Introduction

Infections caused by carbapenem-resistant Enterobacterales (CRE) have become a public health problem in recent decades due to, among other reasons, their remarkable dissemination capacity. Besides, infections caused by CRE are often related to therapeutic failures, being associated with high morbidity and mortality rates [1, 2].

Production of class A carbapenemase is the most important mechanism of carbapenem resistance in many regions of the world. The most relevant enzyme of this class is KPC (Klebsiella pneumoniae Carbapenemase), with KPC-2 standing out [3,4,5]. As carbapenemase genes can spread clonally or by horizontal gene transfer, rapid and accurate detection of CRE is critical not only for therapeutic strategies, but also for infection control purposes [6,7,8].

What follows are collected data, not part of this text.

#include "attn_tile.h"
#define QA_W_ROWS 192
template <int FOLD>
__global__ __launch_bounds__(512) void gemm_qkv_attn256_kernel(const GemmArgs a) {
    static_assert(FOLD == FOLD_NONE || FOLD == FOLD_CONSUMER, "qkv+attention: plain or LN-folded consumer");
    extern __shared__ __attribute__((aligned(16))) char smem2[];
    const int tid = threadIdx.x;
    const int lane = tid & 63;
    const int wave = __builtin_amdgcn_readfirstlane(tid >> 6);
    const int grp = wave >> 2, wn = wave & 3;
    const int lrow = lane & 15, lchk = lane >> 4;
    const int nkt = a.K >> 6;
    const int hidden = a.N / 3, heads = hidden / 64;

    const int tiles_n = heads;
    const int tiles_m = a.M / 256;
    const int tiles = tiles_m * tiles_n;
    const int G = gridDim.x, bid = blockIdx.x;
    const int nx = G < 8 ? G : 8;
    const int xcd = bid % nx, j = bid / nx;
    const int wpx = (G - xcd + nx - 1) / nx;
    const int c_lo = (int)((long)tiles * xcd / nx), c_hi = (int)((long)tiles * (xcd + 1) / nx);
    const int my_tiles = (c_hi - c_lo - j + wpx - 1) / wpx > 0 ? (c_hi - c_lo - j + wpx - 1) / wpx : 0;
    if (my_tiles == 0) return;
    const int gm = a.group_m;
    auto tile_of = [&](int it, int& m0, int& hd) {
        const int id = c_lo + j + it * wpx;
        if (gm <= 1) { m0 = (id / tiles_n) * 256; hd = id % tiles_n; return; }
        const int per = gm * tiles_n, g = id / per, r = id - g * per;
        const int rows = min(gm, tiles_m - g * gm);
        m0 = (g * gm + r % rows) * 256; hd = r / rows;
    };

    int wvo[3], xavo[2], xbvo[2];
    int wds[3], xads[2], xbds[2];
#pragma unroll
    for (int q = 0; q < 3; ++q) {
        const int pj = wave * 3 + q;
        const int r = pj * 8 + (lane >> 3);
        const int gr = (pj >> 3) * hidden + (r & 63);
        wvo[q] = gr * (int)a.ldw * 2 + (((lane & 7) ^ ((r >> 1) & 7)) << 4);
        wds[q] = V3_OPER_BYTES + pj * 1024;
    }
#pragma unroll
    for (int q = 0; q < 2; ++q) {
        const int pj = wave * 2 + q;
        const int r0 = pj < 8 ? pj * 8 : 128 + (pj - 8) * 8;
        const int ra = r0 + (lane >> 3), rb = ra + 64;
        xavo[q] = ra * (int)a.ldx * 2 + (((lane & 7) ^ ((ra >> 1) & 7)) << 4);
        xbvo[q] = rb * (int)a.ldx * 2 + (((lane & 7) ^ ((rb >> 1) & 7)) << 4);
        xads[q] = r0 * 128;
        xbds[q] = (r0 + 64) * 128;
    }
    const char* sxb = nullptr;
    const char* swb = nullptr;
    int s_it = 0, s_kt = 0, s_inc = 128;
    auto seek = [&](int it) {
        int m0, hd;
        tile_of(it, m0, hd);
        sxb = reinterpret_cast<const char*>(a.X + (long)m0 * a.ldx);
        swb = reinterpret_cast<const char*>(a.W + (long)hd * 64 * a.ldw);
    };
    auto advance = [&]() {
        sxb += s_inc; swb += s_inc;
        if (++s_kt == nkt) {
            s_kt = 0;
            if (++s_it < my_tiles) seek(s_it);
            else { sxb -= s_inc; swb -= s_inc; s_inc = 0; s_kt = -0x40000000; }
        }
    };
    int gk = 0;
    auto issue_w = [&](char* buf) {
#pragma unroll
        for (int q = 0; q < 3; ++q)
            __builtin_amdgcn_global_load_lds((const __attribute__((address_space(1))) void*)(swb + wvo[q]),
                                             (__attribute__((address_space(3))) void*)(buf + wds[q]), 16, 0, 0);
    };
    auto issue_xa = [&](char* buf) {
#pragma unroll
        for (int q = 0; q < 2; ++q)
            __builtin_amdgcn_global_load_lds((const __attribute__((address_space(1))) void*)(sxb + xavo[q]),
                                             (__attribute__((address_space(3))) void*)(buf + xads[q]), 16, 0, 0);
    };
    auto issue_xb = [&](char* buf) {
#pragma unroll
        for (int q = 0; q < 2; ++q)
            __builtin_amdgcn_global_load_lds((const __attribute__((address_space(1))) void*)(sxb + xbvo[q]),
                                             (__attribute__((address_space(3))) void*)(buf + xbds[q]), 16, 0, 0);
    };
    seek(0);
    const int step = ((FOLD != FOLD_NONE) && a.step_ptr) ? *a.step_ptr : 0;
    const float* fold_S = (FOLD == FOLD_CONSUMER) ? a.fold_S + (long)step * a.fold_step_stride : nullptr;
    const float* fold_C = (FOLD == FOLD_CONSUMER) ? a.fold_C + (long)step * a.fold_step_stride : nullptr;

    issue_w(smem2); issue_xa(smem2); issue_xb(smem2); advance();
    asm volatile("s_waitcnt vmcnt(2)" ::: "memory");
    V2_BARRIER();

    const int sw = (lrow >> 1) & 7;
    const int xrb = (grp * 128 + lrow) * 128, wrb = V3_OPER_BYTES + (wn * 48 + lrow) * 128;
    const int xb0 = xrb + ((lchk ^ sw) << 4), xb1 = xrb + (((4 + lchk) ^ sw) << 4);
    const int wb0 = wrb + ((lchk ^ sw) << 4), wb1 = wrb + (((4 + lchk) ^ sw) << 4);
    constexpr int EPI_VMEM = 4;
    bool prev_staged = false;
    const int r32 = lane & 31, hh = lane >> 5;
    AttnLaneOffs<64> lo;
    lo.init(lane);

    for (int it = 0; it < my_tiles; ++it) {
        int m0, hd;
        tile_of(it, m0, hd);
        f32x4 acc[3][8];
#pragma unroll
        for (int i = 0; i < 3; ++i)
#pragma unroll
            for (int jj = 0; jj < 8; ++jj) acc[i][jj] = (f32x4){0.f, 0.f, 0.f, 0.f};
        f32x4 add4[3];
#pragma unroll
        for (int ni = 0; ni < 3; ++ni) {
            const int c = wn * 48 + ni * 16 + lchk * 4;
            add4[ni] = (FOLD == FOLD_NONE && a.bias) ? *reinterpret_cast<const f32x4*>(a.bias + (c >> 6) * hidden + hd * 64 + (c & 63)) : (f32x4){0.f, 0.f, 0.f, 0.f};
        }
        if (grp == 1) V2_BARRIER();

        enum { KT_PLAIN = 0, KT_FIRST = 1, KT_FOLD_DMA = 4, KT_FOLD_FINAL = 8 };
        auto ktile = [&](auto flags_c) {
            constexpr int FL = decltype(flags_c)::value;
            const char* st = smem2 + (gk & 1) * V3_BUF_BYTES;
            char* nb = smem2 + ((gk + 1) & 1) * V3_BUF_BYTES;
            bf16x8 wf[3], xf[4];
#pragma unroll
            for (int i = 0; i < 3; ++i) wf[i] = *reinterpret_cast<const bf16x8*>(st + wb0 + i * 2048);
#pragma unroll
            for (int i = 0; i < 4; ++i) xf[i] = *reinterpret_cast<const bf16x8*>(st + xb0 + i * 2048);
            issue_w(nb);
            if (FL & KT_FOLD_DMA) {
                char* stage_reg = smem2 + V2_RING_BYTES + wave * 4096;
                if (wave < 2 * a.stats_parts) {
                    const float* src = a.stats_in + ((long)(wave >> 1) * a.M + m0 + (wave & 1) * 128) * 2 + lane * 4;
                    __builtin_amdgcn_global_load_lds((const __attribute__((address_space(1))) void*)src,
                                                     (__attribute__((address_space(3))) void*)(stage_reg + V2_STATS_OFF), 16, 0, 0);
                }
                if (wave < 6 && lane < 16) {
                    const int seg = wave < 3 ? wave : wave - 3;
                    const float* src = (wave < 3 ? fold_S : fold_C) + seg * hidden + hd * 64 + lane * 4;
                    __builtin_amdgcn_global_load_lds((const __attribute__((address_space(1))) void*)src,
                                                     (__attribute__((address_space(3))) void*)(stage_reg + V2_SC_OFF), 16, 0, 0);
                }
            }
            if ((FL & KT_FOLD_FINAL) && wave < 4) v2_fold_finalize(smem2 + V2_RING_BYTES, tid, a.stats_parts, a.K);
            constexpr int P0W = 3;
            if ((FL & KT_FIRST) && prev_staged) asm volatile("s_waitcnt vmcnt(%0)" ::"n"(P0W + EPI_VMEM) : "memory");
            else asm volatile("s_waitcnt vmcnt(%0)" ::"n"(P0W) : "memory");
            V2_BARRIER();
            __builtin_amdgcn_s_setprio(1);
#pragma unroll
            for (int ni = 0; ni < 3; ++ni)
#pragma unroll
                for (int mi = 0; mi < 4; ++mi)
                    acc[ni][mi] = __builtin_amdgcn_mfma_f32_16x16x32_bf16(wf[ni], xf[mi], acc[ni][mi], 0, 0, 0);
            __builtin_amdgcn_s_setprio(0);
            V2_BARRIER();
#pragma unroll
            for (int i = 0; i < 4; ++i) xf[i] = *reinterpret_cast<const bf16x8*>(st + xb0 + (4 + i) * 2048);
            issue_xa(nb);
            V2_BARRIER();
            __builtin_amdgcn_s_setprio(1);
#pragma unroll
            for (int ni = 0; ni < 3; ++ni)
#pragma unroll
                for (int mi = 0; mi < 4; ++mi)
                    acc[ni][4 + mi] = __builtin_amdgcn_mfma_f32_16x16x32_bf16(wf[ni], xf[mi], acc[ni][4 + mi], 0, 0, 0);
            __builtin_amdgcn_s_setprio(0);
            V2_BARRIER();
#pragma unroll
            for (int i = 0; i < 3; ++i) wf[i] = *reinterpret_cast<const bf16x8*>(st + wb1 + i * 2048);
#pragma unroll
            for (int i = 0; i < 4; ++i) xf[i] = *reinterpret_cast<const bf16x8*>(st + xb1 + i * 2048);
            issue_xb(nb); advance();
            V2_BARRIER();
            __builtin_amdgcn_s_setprio(1);
#pragma unroll
            for (int ni = 0; ni < 3; ++ni)
#pragma unroll
                for (int mi = 0; mi < 4; ++mi)
                    acc[ni][mi] = __builtin_amdgcn_mfma_f32_16x16x32_bf16(wf[ni], xf[mi], acc[ni][mi], 0, 0, 0);
            __builtin_amdgcn_s_setprio(0);
            V2_BARRIER();
#pragma unroll
            for (int i = 0; i < 4; ++i) xf[i] = *reinterpret_cast<const bf16x8*>(st + xb1 + (4 + i) * 2048);
            asm volatile("s_waitcnt vmcnt(2)" ::: "memory");
            V2_BARRIER();
            __builtin_amdgcn_s_setprio(1);
#pragma unroll
            for (int ni = 0; ni < 3; ++ni)
#pragma unroll
                for (int mi = 0; mi < 4; ++mi)
                    acc[ni][4 + mi] = __builtin_amdgcn_mfma_f32_16x16x32_bf16(wf[ni], xf[mi], acc[ni][4 + mi], 0, 0, 0);
            __builtin_amdgcn_s_setprio(0);
            V2_BARRIER();
            ++gk;
        };
#define KTL(f) std::integral_constant<int, (f)>{}
        if (FOLD == FOLD_CONSUMER) {
            ktile(KTL(KT_FIRST)); ktile(KTL(KT_FOLD_DMA)); ktile(KTL(KT_PLAIN)); ktile(KTL(KT_FOLD_FINAL));
            for (int kt = 4; kt < nkt; ++kt) ktile(KTL(KT_PLAIN));
        } else {
            ktile(KTL(KT_FIRST));
            for (int kt = 1; kt < nkt; ++kt) ktile(KTL(KT_PLAIN));
        }
#undef KTL
        if (grp == 0) V2_BARRIER();
        prev_staged = true;

        char* stage_base = smem2 + V2_RING_BYTES;
        char* kvb = smem2 + ((gk + 1) & 1) * V3_BUF_BYTES;
        f32x4 s4[3];
        float rr[8], nm[8];
        if (FOLD == FOLD_CONSUMER) {
#pragma unroll
            for (int mi = 0; mi < 8; ++mi) {
                const int R = grp * 128 + mi * 16 + lrow;
                const f32x2 t = *reinterpret_cast<const f32x2*>(stage_base + (R >> 7) * 4096 + V2_STATS_OFF + (R & 127) * 8);
                rr[mi] = t[0]; nm[mi] = t[1];
            }
#pragma unroll
            for (int ni = 0; ni < 3; ++ni) {
                const int c = wn * 48 + ni * 16 + lchk * 4;
                s4[ni] = *reinterpret_cast<const f32x4*>(stage_base + (c >> 6) * 4096 + V2_SC_OFF + (c & 63) * 4);
                add4[ni] = *reinterpret_cast<const f32x4*>(stage_base + (3 + (c >> 6)) * 4096 + V2_SC_OFF + (c & 63) * 4);
            }
            asm volatile("s_waitcnt lgkmcnt(0)" ::: "memory");
            V2_BARRIER();
        }
#pragma unroll
        for (int mi = 0; mi < 8; ++mi) {
            const int R = grp * 128 + mi * 16 + lrow;
            const int swr = (R >> 1) & 7;
#pragma unroll
            for (int ni = 0; ni < 3; ++ni) {
                f32x4 v = acc[ni][mi];
                if (FOLD == FOLD_CONSUMER) {
#pragma unroll
                    for (int r = 0; r < 4; ++r) v[r] = v[r] * rr[mi] + (nm[mi] * s4[ni][r] + add4[ni][r]);
                } else {
#pragma unroll
                    for (int r = 0; r < 4; ++r) v[r] += add4[ni][r];
                }
                const bf16x4 pk = {(bf16_t)v[0], (bf16_t)v[1], (bf16_t)v[2], (bf16_t)v[3]};
                const int c = wn * 48 + ni * 16 + lchk * 4, seg = c >> 6, cc = c & 63;
                const int sz = seg == 2 ? ((R >> 1) & 1) << 2 : swr;
                char* dst = (seg == 0 ? stage_base : kvb + (seg - 1) * 32768) + R * 128 + (((cc >> 3) ^ sz) << 4) + (cc & 7) * 2;
                *reinterpret_cast<bf16x4*>(dst) = pk;
            }
        }
        asm volatile("s_waitcnt lgkmcnt(0)" ::: "memory");
        V2_BARRIER();

        {
            const int q0 = wave * 32;
            bf16x8 qf[4];
#pragma unroll
            for (int sI = 0; sI < 4; ++sI)
                qf[sI] = *reinterpret_cast<const bf16x8*>(stage_base + (q0 + r32) * 128 + (((hh + 2 * sI) ^ ((r32 >> 1) & 7)) << 4));
            f32x16 oacc[2];
#pragma unroll
            for (int d = 0; d < 2; ++d)
#pragma unroll
                for (int i = 0; i < 16; ++i) oacc[d][i] = 0.f;
            float m_run = -INFINITY, l_run = 0.f;
            f32x16 sa0, sa1, sb0, sb1;
            const char* Kt = kvb;
            const char* Vt = kvb + 32768;
            const float csc = a.attn_scale_log2e;
            attn_scores<64>(Kt, qf, sa0, sa1, lo);
            __builtin_amdgcn_sched_barrier(0);
            attn_scores<64>(Kt + 8192, qf, sb0, sb1, lo);
            __builtin_amdgcn_sched_barrier(0);
            attn_softmax_pv<64>(Vt, sa0, sa1, oacc, m_run, l_run, 0, 256, hh, csc, lo);
            __builtin_amdgcn_sched_barrier(0);
            attn_scores<64>(Kt + 2 * 8192, qf, sa0, sa1, lo);
            __builtin_amdgcn_sched_barrier(0);
            attn_softmax_pv<64>(Vt + 8192, sb0, sb1, oacc, m_run, l_run, 64, 256, hh, csc, lo);
            __builtin_amdgcn_sched_barrier(0);
            attn_scores<64>(Kt + 3 * 8192, qf, sb0, sb1, lo);
            __builtin_amdgcn_sched_barrier(0);
            attn_softmax_pv<64>(Vt + 2 * 8192, sa0, sa1, oacc, m_run, l_run, 128, 256, hh, csc, lo);
            __builtin_amdgcn_sched_barrier(0);
            attn_softmax_pv<64>(Vt + 3 * 8192, sb0, sb1, oacc, m_run, l_run, 192, 256, hh, csc, lo);
            char* ost = stage_base + q0 * 128;
            const float inv = 1.0f / (l_run + __shfl_xor(l_run, 32, 64));
#pragma unroll
            for (int d = 0; d < 2; ++d)
#pragma unroll
                for (int g = 0; g < 4; ++g) {
                    const int chn = d * 4 + g;
                    const bf16x4 pk = {(bf16_t)(oacc[d][4 * g + 0] * inv), (bf16_t)(oacc[d][4 * g + 1] * inv),
                                       (bf16_t)(oacc[d][4 * g + 2] * inv), (bf16_t)(oacc[d][4 * g + 3] * inv)};
                    *reinterpret_cast<bf16x4*>(ost + r32 * 128 + ((chn ^ (r32 & 7)) << 4) + hh * 8) = pk;
                }
            asm volatile("s_waitcnt lgkmcnt(0)" ::: "memory");
            bf16_t* ob = a.attn_o + (((long)(m0 >> 8) * heads + hd) * 256 + q0) * 64;
#pragma unroll
            for (int p4 = 0; p4 < 4; ++p4) {
                const int row = p4 * 8 + (lane >> 3), ch = lane & 7;
                const bf16x8 v = *reinterpret_cast<const bf16x8*>(ost + row * 128 + ((ch ^ (row & 7)) << 4));
                *reinterpret_cast<bf16x8*>(ob + (long)row * 64 + ch * 8) = v;
            }
        }
        asm volatile("s_waitcnt lgkmcnt(0)" ::: "memory");
        V2_BARRIER();
    }
    asm volatile("s_waitcnt vmcnt(0)" ::: "memory");
}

Resistance to carbapenems is identified through standard susceptibility testing but additional testing is required to identify carbapenemase production. Currently recommended methods for detecting carbapenemases in Enterobacterales are the following: (i) combination disk testing, (ii) biochemical (colorimetric) tests, (iii) carbapenem inactivation method (CIM), and (iv) the detection of carbapenemase activity by MALDI-TOF MS [9]. Unfortunately, these methods are time-consuming or are not able to define the carbapenemase type.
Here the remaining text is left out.